We'll see if it actually works when I'll test it on-site.
-
Yes, you can do that. As I said that's what you have to do if you have only a single public IP.
The drawback there is that whichever node is in backup will not be able to reach the internet. Unless something upstream is NATing the private subnet and I don't think anything is in your case.
Steve
-
You're indeed correct. And my bad for not understanding this is what you meant earlier.
To fix the drawback you mentioned, I tried creating a tagged VLAN (same ports) on the HP switch which is used only by the two firewalls to access the internet whenever they are in 'backup/secondary' mode, since they can't use shared public CARP VIP IP for that.
All other VLANs are outbound natted via the main WAN CARP VIP, and firewalls can use this second path to the internet.
Seems to work. Do you see any issue with it?
BTW thanks a lot for your kind assistance and time.
-
I'm unclear exactly how you have set that up. It would require some special rules to NAT traffic from the backup via the master to the pubic IP without breaking in the other direction.
-
Yeah, I thought it worked but as you correctly suspected, it doesn't.
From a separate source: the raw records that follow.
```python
def flat_size(N):
    return N * (GRAD_WIDTH + 2) + FLAT_TAIL
# ... 739 lines not shown
        key = (V, N, W, H, ws.cap)
        off = self._ts_off.get(key)
        if off is None:
            arr = (ctypes.c_size_t * 40)()
            lib().mgr_raster_layout(V, N, W, H, ws.cap, arr, 40)
            off = self._ts_off[key] = [int(x) for x in arr]
        return off

    def _target_map(self, view_ids, sel, bg):
        m = sel.get("tmap")
        if m is None:
            H, W = int(self.s["height"]), int(self.s["width"])
            per = int(lib().mgr_image_loss_target_map_words(1, H, W))
            rows = []
            for k, v in enumerate(view_ids):
                t = self._tmaps.get(v)
                if t is None:
                    t = torch.empty(per, dtype=torch.int32, device=self.device)
                    check(lib().mgr_image_loss_target_map(1, H, W, ptr(sel["targets"][k]), ptr(bg), ptr(t), stream()),
                          "mgr_image_loss_target_map")
                    while len(self._tmaps) >= self.MAX_TARGET_MAPS:
                        self._tmaps.pop(next(iter(self._tmaps)))
                    self._tmaps[v] = t
                rows.append(t)
            m = sel["tmap"] = torch.stack(rows).contiguous()
        return m

    def _tile_start_ptr(self, ws, V, N, W, H):
        return ws.buf.data_ptr() + self._layout(ws, V, N, W, H)[LAYOUT_TILE_START]

    def _cut_flag(self, ws, view_ids, V, N, W, H):
        ctx = self.rz.context(self.device)
        if not self.depth_cut or not ctx.fenced(self.sync_check):
            return 0
        lay = self._layout(ws, V, N, W, H)
        T = ((W + 15) // 16) * ((H + 15) // 16)
        return self._cut.flag(ws, view_ids, ctx.cut_retries, (lay[LAYOUT_TILE_ZCUT], lay[LAYOUT_TILE_ZWIN]), 4 * V * T,
                              self.cut_repair, self.cut_margin, self.cut_penalty)

    def _step_direct(self, view_ids, scale, g_img=None):
        s, p = self.s, {k: v.detach() for k, v in self.params.items()}
        sel = self._select(view_ids)
        dev = self.device
        N, na, V = p["_xyz"].shape[0], self.n_art, len(view_ids)
        W, H = int(s["width"]), int(s["height"])
        kept = self._kept if (self.persistent_grads and not self.grad_arena and self.fused) else None
        if kept is not None:
            kept.begin(N, na, dev)
        map_on = self._map_terms()
        w, B = self._skin_weights(p["_xyz"], na)
        if kept is not None:
            out = kept.get((V, 3, H, W), ("image", V, H, W), zeroed=False)
        else:
            out = torch.empty((V, 3, H, W), dtype=torch.float32, device=dev)
        radii = torch.empty((V, N), dtype=torch.int32, device=dev)
        f_rest, sh_half = self._sh_storage(p["_features_rest"])
        head = (V, N, B, na, sh_half, W, H, ptr(sel["cams"]), ptr(s["bg"]), ptr(p["_xyz"]), ptr(p["_scaling"]), ptr(p["_rotation"]),
                ptr(p["_opacity"].reshape(-1)), ptr(p["_features_dc"]), ptr(f_rest), ptr(w), ptr(sel["T"]))
        fwd = (head, out, radii, kept)
        self._loss_ssim = None
        self.last_corrected = None
        E = self._exposure_table() if g_img is None else None
        listed = g_img is None and E is None and self.loss == "l1+ssim" and self.sparse_loss and self._ssim_mode() == "rows"
        route = None if not listed else "mapped" if self.target_map else "overlap" if self.overlap_loss else None
        loss_list = self._mapped_loss_list(view_ids, sel, V, H, W) if route == "mapped" else None
        ctx = self.rz.context(dev)
        ws = None
        try:
            ws, _ = ctx.forward(V, N, W, H, self._forward_launch(fwd, view_ids, loss_list, _lib.MGR_FWD_NO_BLEND if route == "overlap" else 0),
                                sync_check=self.sync_check, defer_fence=True)
            if route != "overlap" and ctx.fenced(self.sync_check):
                ctx.fence(ws)
            given = g_img is not None
            d_E = None
            if E is not None:
                loss, g_img, lp, d_E = self._exposure_loss(out, E, sel, view_ids, scale)
            else:
                loss, g_img = self._loss(ctx, ws, fwd, sel, scale, g_img, route, loss_list)
                lp = None if given else self._lpips_term(out, sel["targets"], scale, g_img, sel, view_ids)
            grads, d_w, st_g, st_v, st_r, d_T = self._backward(ws, fwd, g_img, scale, full_rows=any(map_on))
            map_out = self._map_chain(ws, head, sel, view_ids, scale, map_on, grads, d_w, d_T) if any(map_on) else None
            active = self._skin_backward(ws, head, p["_xyz"], d_w, grads["_xyz"], full_rows=any(map_on))
            d_grid = self._skin_grid_backward(head, p["_xyz"], d_w, active, rows_of_d_w=any(map_on)) if self.skin_grid_grad else None
            overflow = ws.buf[4:8].view(torch.int32)
        except BaseException:
            self._lws.pop((V, H, W), None)
            self._kept.invalidate()
            raise
        finally:
            if ws is not None:
                ws.busy = False
        self.last_image, self.last_radii = out, radii
        self.last_active = active
        res = dict(grads=grads, grad2d=st_g, vis=st_v, radii=st_r, loss=loss, overflow=overflow)
        if map_out is not None:
            res["loss"] = loss + map_out[0]
            res["loss_mask"], res["loss_depth"] = map_out[1], map_out[2]
        if lp is not None:
            res["loss"] = res["loss"] + self.w_lpips * lp
            res["loss_lpips"] = lp
        if self._loss_ssim is not None:
            res["loss_ssim"] = self._loss_ssim
        if d_T is not None:
            res["d_transforms"] = d_T
        if d_E is not None:
            res["d_exposure"] = d_E
        if d_grid is not None:
            res["d_skin_grid"] = d_grid
        return res

    def _skin_weights(self, xyz, na):
        if not na:
            return None, 0
        s, sg = self.s, self.grid
        w = torch.empty((na, sg.B), dtype=torch.float32, device=self.device)
        check(lib().mgr_skin_weights_fwd(na, ptr(xyz), ptr(sg.data), sg.D, sg.H, sg.W, sg.B, sg.stride,
                                         ptr(s["grid_center"]), ptr(s["grid_scale"]), ptr(w), stream()),
              "mgr_skin_weights_fwd")
        return w, sg.B

    def _mapped_loss_list(self, view_ids, sel, V, H, W):
        nbytes = int(lib().mgr_image_loss_workspace_bytes(V, H, W))
        lws = self._lws.get((V, H, W))
        if lws is None:
            lws = self._lws[(V, H, W)] = torch.zeros(nbytes, dtype=torch.uint8, device=self.device)
        return lws, self._target_map(view_ids, sel, self.s["bg"]), nbytes

    def _views_forward(self, ws, fwd, phase):
        head, out, radii, kept = fwd
        bits = phase | self._cut.bit | ws.skip_bits() | (_lib.MGR_FWD_IMAGE_KEPT if (kept is not None and kept.image_ws is ws) else 0)
        check(lib().mgr_views_forward(*head, ptr(out), ptr(radii), ptr(ws.buf), ws.nbytes, ws.cap, bits, stream()), "mgr_views_forward")
        if kept is not None:
            kept.image_ws = ws

    def _forward_launch(self, fwd, view_ids, loss_list, phase):
        V, N, W, H = fwd[0][0], fwd[0][1], fwd[0][5], fwd[0][6]
        launches = [0]

        def launch(ws):
            self._cut.bit = self._cut_flag(ws, view_ids, V, N, W, H)
            if loss_list is None or not self.attach_list:
                return self._views_forward(ws, fwd, phase)
            lws, tmap, nbytes = loss_list
            if launches[0]:
                lws.zero_()
            launches[0] += 1
            check(lib().mgr_views_forward_attach_loss_list(ptr(ws.buf), V, H, W, ptr(tmap), ptr(lws), nbytes),
                  "mgr_views_forward_attach_loss_list")
            try:
                self._views_forward(ws, fwd, 0)
            except Exception:
                lib().mgr_views_forward_attach_loss_list(ptr(ws.buf), V, H, W, None, None, 0)
                raise

        return launch

    def _loss(self, ctx, ws, fwd, sel, scale, g_img, route, loss_list):
        head, out = fwd[0], fwd[1]
        V, N, W, H = head[0], head[1], head[5], head[6]
        tgt, bg = sel["targets"], self.s["bg"]
        if route is None:
            if g_img is not None:
                return (out * g_img).sum(), g_img.contiguous()
            return self._image_loss(out, tgt, scale, tiles=(bg, self._tile_start_ptr(ws, V, N, W, H)))
        if route == "mapped":
            lws, tmap, nbytes = loss_list
            if not self.attach_list:
                check(lib().mgr_image_loss_tiles_list_mapped(V, H, W, ptr(tmap), ptr(bg), ctypes.c_void_p(self._tile_start_ptr(ws, V, N, W, H)),
                                                             ptr(lws), nbytes, 1, stream()), "mgr_image_loss_tiles_list_mapped")
        else:
            nbytes = int(lib().mgr_image_loss_workspace_bytes(V, H, W))
            lws = torch.empty(nbytes, dtype=torch.uint8, device=self.device)
            cur = torch.cuda.current_stream(self.device)
            if self._side is None:
                self._side = torch.cuda.Stream(device=self.device)
            self._side.wait_stream(cur)
            with torch.cuda.stream(self._side):
                check(lib().mgr_image_loss_tiles_list(V, H, W, ptr(tgt), ptr(bg), ctypes.c_void_p(self._tile_start_ptr(ws, V, N, W, H)),
                                                      ptr(lws), nbytes, stream()), "mgr_image_loss_tiles_list")
            self._views_forward(ws, fwd, _lib.MGR_FWD_BLEND_ONLY)
            if ctx.fenced(self.sync_check):
                ctx.fence(ws)
            cur.wait_stream(self._side)
            lws.record_stream(self._side)
        k, const = self._loss_scales(out, scale)
        g_img = torch.empty_like(out)
        sums = torch.empty(3, dtype=torch.float32, device=self.device)
        check(lib().mgr_image_loss_tiles_finish(V, H, W, ptr(out), ptr(tgt), self.w_rgb, self.w_ssim, k, const, ptr(g_img),
                                                ptr(sums), ptr(lws), nbytes, stream()), "mgr_image_loss_tiles_finish")
        return sums[2], g_img

    def _map_chain(self, ws, head, sel, view_ids, scale, map_on, grads, d_w, d_T=None):
        V, N, B, na, _, W, H = head[:7]
        cams, xyz, ls, rot, op, w, T = head[7], head[9], head[10], head[11], head[12], head[15], head[16]
        dev, L = self.device, lib()
        masks, depths = self._map_sel(sel, view_ids, map_on[1])
        key = (V, N, W, H, ws.cap, bool(map_on[1]))
        mb = self._map_bufs.get(key)
        if mb is None:
            e = functools.partial(torch.empty, dtype=torch.float32, device=dev)
            n_loss, n_scr = int(L.mgr_map_loss_workspace_bytes(V, H, W)), int(L.mgr_views_maps_backward_workspace_bytes(V, N, W, H, ws.cap))
            mb = dict(alpha=e((V, H, W)), g_alpha=e((V, H, W)), depth=e((V, 1, H, W)) if map_on[1] else None,
                      g_depth=e((V, 1, H, W)) if map_on[1] else None,
                      loss_ws=torch.empty(n_loss, dtype=torch.uint8, device=dev), scratch=torch.empty(n_scr, dtype=torch.uint8, device=dev))
            self._map_bufs = {key: mb}
        sums = torch.empty(3, dtype=torch.float32, device=dev)
        rc = L.mgr_raster_blend_features(V, N, 0, W, H, None, 0, None, int(map_on[1]), ptr(mb["depth"]), ptr(mb["alpha"]), ptr(ws.buf),
                                         ws.nbytes, ws.cap, stream())
        if rc == _lib.MGR_ESTATE and int(ws.buf[4:8].view(torch.int32).item()) != 0:
            z = torch.zeros((), dtype=torch.float32, device=dev)
            return z, z, z
        check(rc, "mgr_raster_blend_features")
        k = scale * V
        check(L.mgr_map_loss(V, H, W, ptr(mb["alpha"]), ptr(masks), ptr(mb["depth"]), ptr(depths), self.w_mask,
                             self.w_depth if map_on[1] else 0.0, k, ptr(mb["g_alpha"]), ptr(mb["g_depth"]), ptr(sums), ptr(mb["loss_ws"]),
                             mb["loss_ws"].numel(), stream()), "mgr_map_loss")
        args = (V, N, B, na, W, H, cams, xyz, ls, rot, op, w, T, ptr(mb["alpha"]), ptr(mb["depth"]), ptr(mb["g_alpha"]), ptr(mb["g_depth"]), 1,
                ptr(grads["_xyz"]), ptr(grads["_scaling"]), ptr(grads["_rotation"]), ptr(grads["_opacity"]), ptr(d_w), ptr(ws.buf),
                ws.nbytes, ws.cap, ptr(mb["scratch"]), mb["scratch"].numel(), 0)
        if d_T is not None:
            nbytes = int(L.mgr_views_maps_pose_workspace_bytes(V, N, B))
            if self._map_pose_ws is None or self._map_pose_ws.numel() < nbytes:
# ... 530 lines not shown
```
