template <int TERMS>
struct GeomBand {
    using G = Geom1x1<TERMS, 2>;
    static constexpr int R = 4, NW = 2 * R + 1, N2 = NW * NW, WS = NW + 1, LEVELS = 4;
    static constexpr int RING = 4;
    static constexpr int RS = WOFT_BAND_LD + 4;
    static constexpr int HR = 6, PLD = HR * RS;
    static constexpr int RING_ELEMS = RING * G::A_ELEMS;
    static constexpr int WIN_ELEMS = 64 * PLD * 2;
    static constexpr int SMEM_ELEMS = RING_ELEMS + WIN_ELEMS;
    static_assert(SMEM_ELEMS >= G::STAGE_ELEMS && SMEM_ELEMS >= Geom1x1<TERMS, 1>::SMEM_ELEMS, "one LDS array for every phase");
    static_assert((RING_ELEMS * 2) % 16 == 0, "the windows start 16-byte aligned");
};

template <int TERMS>
__global__ __launch_bounds__(256, 2) void conv1x1_band_kernel(const woft_conv_params pa, const woft_conv_params pb,
                                                              const woft_lookup_band_params bp, const int split) {
    using GB = GeomBand<TERMS>;
    using G = Geom1x1<TERMS, 2>;
    constexpr int NP = G::NP, TM = G::TM, TN = 2, A_PLANE = G::A_PLANE, A_ELEMS = G::A_ELEMS, WCOLS = G::WCOLS;
    constexpr int R = GB::R, NW = GB::NW, WS = GB::WS, RS = GB::RS, PLD = GB::PLD, NT = 256, NB = 4, NCHUNK = 11;
    constexpr int STEP_ELEMS = NP * 2 * 64 * 8;
    __shared__ __attribute__((aligned(16))) __bf16 smem[GB::SMEM_ELEMS];
    __shared__ int s_ox[GB::LEVELS][64], s_oy[GB::LEVELS][64];
    __shared__ float s_fx[GB::LEVELS][64], s_fy[GB::LEVELS][64];

    if ((int)blockIdx.x >= split) {
        int m_tile, n_tile;
        woft::tile_of_block((int)blockIdx.x - split, m_tiles_1x1(pb), pb.cout_pad / 128, m_tile, n_tile);
        tile_1x1<TERMS, 1, true, 4, 4>(pb, m_tile, n_tile, smem);
        return;
    }
    const woft_lookup_otf_params& p = bp.otf;
    __bf16* const ring = smem;
    float* const Wl = (float*)(smem + GB::RING_ELEMS);

    const int tid = threadIdx.x;
    const int lane = tid & 63;
    const int wave = __builtin_amdgcn_readfirstlane(tid >> 6);
    const int r32 = lane & 31, hh = lane >> 5;
    const int tiles_x = (p.wf + 7) / 8;
    int tile;
    {
        const int q = split / 8, rr = split % 8, xcd = blockIdx.x % 8, idx = blockIdx.x / 8;
        tile = (xcd < rr ? xcd * (q + 1) : rr * (q + 1) + (xcd - rr) * q) + idx;
    }
    const int px0 = (tile % tiles_x) * 8, py0 = (tile / tiles_x) * 8;

    const __bf16* wstream[TN];
#pragma unroll
    for (int j = 0; j < TN; ++j) wstream[j] = (const __bf16*)pa.wgt_frag + (int64_t)(wave * TN + j) * NCHUNK * STEP_ELEMS + lane * 8;
    bf16x8 bq[NB][TN][NP];
    auto fetch_b = [&](int step, auto slot_tag) {
        constexpr int slot = decltype(slot_tag)::value;
        const int s = step < 2 * NCHUNK ? step : 2 * NCHUNK - 1;
        const int off = (s >> 1) * STEP_ELEMS + (s & 1) * 512;
#pragma unroll
        for (int j = 0; j < TN; ++j)
#pragma unroll
            for (int pl = 0; pl < NP; ++pl) bq[slot][j][pl] = *(const bf16x8*)(wstream[j] + off + pl * 1024);
    };
    [&]<int... S>(std::integer_sequence<int, S...>) {
        (fetch_b(S, std::integral_constant<int, S>{}), ...);
    }(std::make_integer_sequence<int, NB - 1>{});

    int ok = 1;
    {
        const int y = py0 + (lane >> 3), x = px0 + (lane & 7);
        const bool cvalid = tid < 64 && y < p.hf && x < p.wf;
        if (cvalid) {
            const int64_t i = (int64_t)y * p.wf + x;
            const float cx = p.coords[i * 2], cy = p.coords[i * 2 + 1];
#pragma unroll
            for (int l = 0; l < GB::LEVELS; ++l) {
                const float sc = 1.0f / (float)(1 << l);
                const float xs = cx * sc, ys = cy * sc;
                float flx = floorf(xs), fly = floorf(ys);
                s_fx[l][tid] = xs - flx;
                s_fy[l][tid] = ys - fly;
                flx = fminf(fmaxf(flx, -1.0e6f), 1.0e6f);
                fly = fminf(fmaxf(fly, -1.0e6f), 1.0e6f);
                const int m = WOFT_BAND_M(l);
                const int ox = (int)flx - (x >> l) + m, oy = (int)fly - (y >> l) + m;
                ok &= (ox >= 0 && ox <= 2 * m && oy >= 0 && oy <= 2 * m) ? 1 : 0;
                s_ox[l][tid] = ox;
                s_oy[l][tid] = oy;
            }
        } else if (tid < 64) {
#pragma unroll
            for (int l = 0; l < GB::LEVELS; ++l) {
                s_fx[l][tid] = s_fy[l][tid] = 0.f;
                s_ox[l][tid] = s_oy[l][tid] = 0;
            }
        }
    }
    const bool hit = __builtin_amdgcn_readfirstlane(__syncthreads_and(ok)) != 0;

    constexpr int ROWS = 16 + 14 + 12 + 12;
    f32x4 pc[GB::HR];
    auto load_half = [&](auto l_tag, auto h_tag) __attribute__((always_inline)) {
        constexpr int l = decltype(l_tag)::value, half = decltype(h_tag)::value;
        constexpr int NR = half == 0 ? 6 : 5, R0 = half == 0 ? 0 : 5;
        constexpr int roff = l == 0 ? 0 : (l == 1 ? 16 : (l == 2 ? 30 : 42));
        static_assert(64 * NR * 4 == NR * NT, "NR pieces per thread");
#pragma unroll
        for (int k = 0; k < NR; ++k) {
            const int it = tid + k * NT;
            const int pix = it / (4 * NR), rem = it - pix * (4 * NR);
            const int gy = py0 + (pix >> 3), gx = px0 + (pix & 7);
            pc[k] = f32x4{0.f, 0.f, 0.f, 0.f};
            if (gy < p.hf && gx < p.wf) {
                const int ox = s_ox[l][pix];
                pc[k] = *(const f32x4*)(bp.band + (((int64_t)gy * p.wf + gx) * ROWS + roff + ox + R0) * WOFT_BAND_LD + rem * 4);
            }
        }
    };
    auto store_half = [&](auto h_tag) __attribute__((always_inline)) {
        constexpr int half = decltype(h_tag)::value;
        constexpr int NR = half == 0 ? 6 : 5;
#pragma unroll
        for (int k = 0; k < NR; ++k) {
            const int it = tid + k * NT;
            const int pix = it / (4 * NR), rem = it - pix * (4 * NR);
            *(f32x4*)(Wl + pix * PLD + (rem >> 2) * RS + (rem & 3) * 4) = pc[k];
        }
    };
    auto sample = [&](auto l_tag, int pix, int c, int lrow) __attribute__((always_inline)) {
        constexpr int l = decltype(l_tag)::value;
        const int gy = py0 + (pix >> 3), gx = px0 + (pix & 7);
        if (gy >= p.hf || gx >= p.wf) return;
        const float fx = s_fx[l][pix], fy = s_fy[l][pix];
        const float* cq = Wl + pix * PLD + lrow * RS + s_oy[l][pix];
        float h[WS];
#pragma unroll
        for (int j = 0; j < WS; ++j) h[j] = cq[j] * (1.f - fx) + cq[RS + j] * fx;
        float o[12];
#pragma unroll
        for (int j = 0; j < NW; ++j) o[j] = h[j] * (1.f - fy) + h[j + 1] * fy;
        o[9] = o[10] = o[11] = 0.f;
        const int ch0 = l * GB::N2 + c * NW;
#pragma unroll
        for (int g = 0; g < 3; ++g) {
            const f32x4 val = {o[4 * g], o[4 * g + 1], o[4 * g + 2], o[4 * g + 3]};
            const bf16x4 hi = cvt16<TERMS>(val);
            bf16x4 lo = hi;
            if (NP == 2) lo = __builtin_convertvector(val - widen_bf16x4(hi), bf16x4);
#pragma unroll
            for (int e = 0; e < 4; ++e) {
                if (4 * g + e >= NW) continue;
                const int ch = ch0 + 4 * g + e;
                __bf16* a = ring + ((ch >> 5) & (GB::RING - 1)) * A_ELEMS + pix * LDB + (ch & 31);
                a[0] = hi[e];
                if (NP == 2) a[A_PLANE] = lo[e];
            }
        }
    };
    const int row = tid >> 2, v = tid & 3;
    const int64_t mrow = BlockRows{py0, px0, p.hf, p.wf}(row);
    auto fill_chunk = [&](int chunk) __attribute__((always_inline)) {
        const f32x4 zero = {0.f, 0.f, 0.f, 0.f};
        f32x4 rh[2] = {zero, zero};
        if (mrow >= 0) {
            const uint32_t off = (uint32_t)mrow * (uint32_t)pa.cs0 + (uint32_t)(chunk * BK + 8 * v);
            rh[0] = *(const f32x4*)(pa.in0 + off);
            rh[1] = *(const f32x4*)(pa.in0 + off + 4);
        }
        bf16x4 hi[2], lo[2];
#pragma unroll
        for (int e = 0; e < 2; ++e) {
            hi[e] = cvt16<TERMS>(rh[e]);
            if (NP == 2) lo[e] = __builtin_convertvector(rh[e] - widen_bf16x4(hi[e]), bf16x4);
        }
        __bf16* As = ring + (chunk & (GB::RING - 1)) * A_ELEMS;
        *(bf16x8*)(As + row * LDB + 8 * v) = __builtin_shufflevector(hi[0], hi[1], 0, 1, 2, 3, 4, 5, 6, 7);
        if (NP == 2) *(bf16x8*)(As + A_PLANE + row * LDB + 8 * v) = __builtin_shufflevector(lo[0], lo[1], 0, 1, 2, 3, 4, 5, 6, 7);
    };

    f32x16 acc[TM][TN];
#pragma unroll
    for (int i = 0; i < TM; ++i)
#pragma unroll
        for (int j = 0; j < TN; ++j)
#pragma unroll
            for (int r = 0; r < 16; ++r) acc[i][j][r] = 0.f;
    const int a_off = r32 * LDB + hh * 8;
    auto run_chunk = [&](auto c_tag) __attribute__((always_inline)) {
        constexpr int c = decltype(c_tag)::value;
        const __bf16* As = ring + (c & (GB::RING - 1)) * A_ELEMS;
        bf16x8 aq[2][TM][NP];
#pragma unroll
        for (int s2 = 0; s2 < 2; ++s2)
#pragma unroll
            for (int i = 0; i < TM; ++i)
#pragma unroll
                for (int pl = 0; pl < NP; ++pl) aq[s2][i][pl] = *(const bf16x8*)(As + a_off + i * 32 * LDB + pl * A_PLANE + s2 * 16);
        [&]<int... S2>(std::integer_sequence<int, S2...>) {
            ([&] {
                constexpr int s2 = S2, slot = (2 * c + s2) % NB;
                fetch_b(2 * c + s2 + NB - 1, std::integral_constant<int, (2 * c + s2 + NB - 1) % NB>{});
                __builtin_amdgcn_sched_barrier(0);
                if (NP == 2) {
#pragma unroll
                    for (int j = 0; j < TN; ++j)
#pragma unroll
                        for (int i = 0; i < TM; ++i) acc[i][j] = mma16<TERMS>(aq[s2][i][NP - 1], bq[slot][j][0], acc[i][j]);
#pragma unroll
                    for (int j = 0; j < TN; ++j)
#pragma unroll
                        for (int i = 0; i < TM; ++i) acc[i][j] = mma16<TERMS>(aq[s2][i][0], bq[slot][j][NP - 1], acc[i][j]);
                }
#pragma unroll
                for (int j = 0; j < TN; ++j)
#pragma unroll
                    for (int i = 0; i < TM; ++i) acc[i][j] = mma16<TERMS>(aq[s2][i][0], bq[slot][j][0], acc[i][j]);
                __builtin_amdgcn_sched_barrier(0);
            }(), ...);
        }(std::make_integer_sequence<int, 2>{});
    };

    if (hit) load_half(std::integral_constant<int, 0>{}, std::integral_constant<int, 0>{});
    auto level = [&](auto l_tag) __attribute__((always_inline)) {
        constexpr int l = decltype(l_tag)::value;
        constexpr int c_first = l == 0 ? 0 : (l == 1 ? 2 : (l == 2 ? 5 : 7));
        constexpr int c_last = l == 0 ? 1 : (l == 1 ? 4 : (l == 2 ? 6 : 10));
        static_assert(c_last == (l == 3 ? NCHUNK - 1 : ((l + 1) * GB::N2) / BK - 1) && c_last - c_first < GB::RING, "ring of four chunk tiles");
        if (hit) {
            store_half(std::integral_constant<int, 0>{});
            __syncthreads();
            load_half(l_tag, std::integral_constant<int, 1>{});
            if (l == 3) {
                __bf16* As = ring + ((NCHUNK - 1) & (GB::RING - 1)) * A_ELEMS + row * LDB;
                const bf16x4 z4 = __builtin_bit_cast(bf16x4, (uint64_t)0);
#pragma unroll
                for (int pl = 0; pl < NP; ++pl) {
                    if (v == 0) *(bf16x4*)(As + pl * A_PLANE + 4) = z4;
                    else *(bf16x8*)(As + pl * A_PLANE + 8 * v) = __builtin_shufflevector(z4, z4, 0, 1, 2, 3, 4, 5, 6, 7);
                }
            }
            for (int it = tid; it < 64 * 5; it += NT) {
                const int pix = it / 5, c = it - pix * 5;
                sample(l_tag, pix, c, c);
            }
            __syncthreads();
            store_half(std::integral_constant<int, 1>{});
            __syncthreads();
            if constexpr (l + 1 < GB::LEVELS) load_half(std::integral_constant<int, l + 1>{}, std::integral_constant<int, 0>{});
            sample(l_tag, tid >> 2, 5 + (tid & 3), tid & 3);
        } else {
            __syncthreads();
#pragma unroll
            for (int c = c_first; c <= c_last; ++c) fill_chunk(c);
        }
        __syncthreads();
        [&]<int... C>(std::integer_sequence<int, C...>) {
            (run_chunk(std::integral_constant<int, c_first + C>{}), ...);
        }(std::make_integer_sequence<int, c_last - c_first + 1>{});
    };
    level(std::integral_constant<int, 0>{});
    level(std::integral_constant<int, 1>{});
    level(std::integral_constant<int, 2>{});
    level(std::integral_constant<int, 3>{});
    __syncthreads();
    woft::conv_epilogue_t<TM, TN, G::BM, WCOLS, G::ST>(pa, acc, (float*)smem + wave * G::ST * woft::STAGE_FLOATS,
                                                        BlockRows{py0, px0, p.hf, p.wf}, 0, 0, wave, lane, tile);
}

}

Upstream device natting would solve the issue, but yeah I don't have that option.
Well, I guess that for now we'll go for the option where backup firewall cannot access the internet and force the switch when I need to make updates.
It's a pitty pfSense doesn't handle HA like Sonicwall, which makes it super simple. Then again Sonicwall is way more expensive, and perhaps for good reasons.
We'll deal with this inconvenience.
Thanks again for your help.
-
There are workarounds to allow it but the config becomes increasingly complex!
Like add the primary as a gateway on the secondary and use that as a failover group.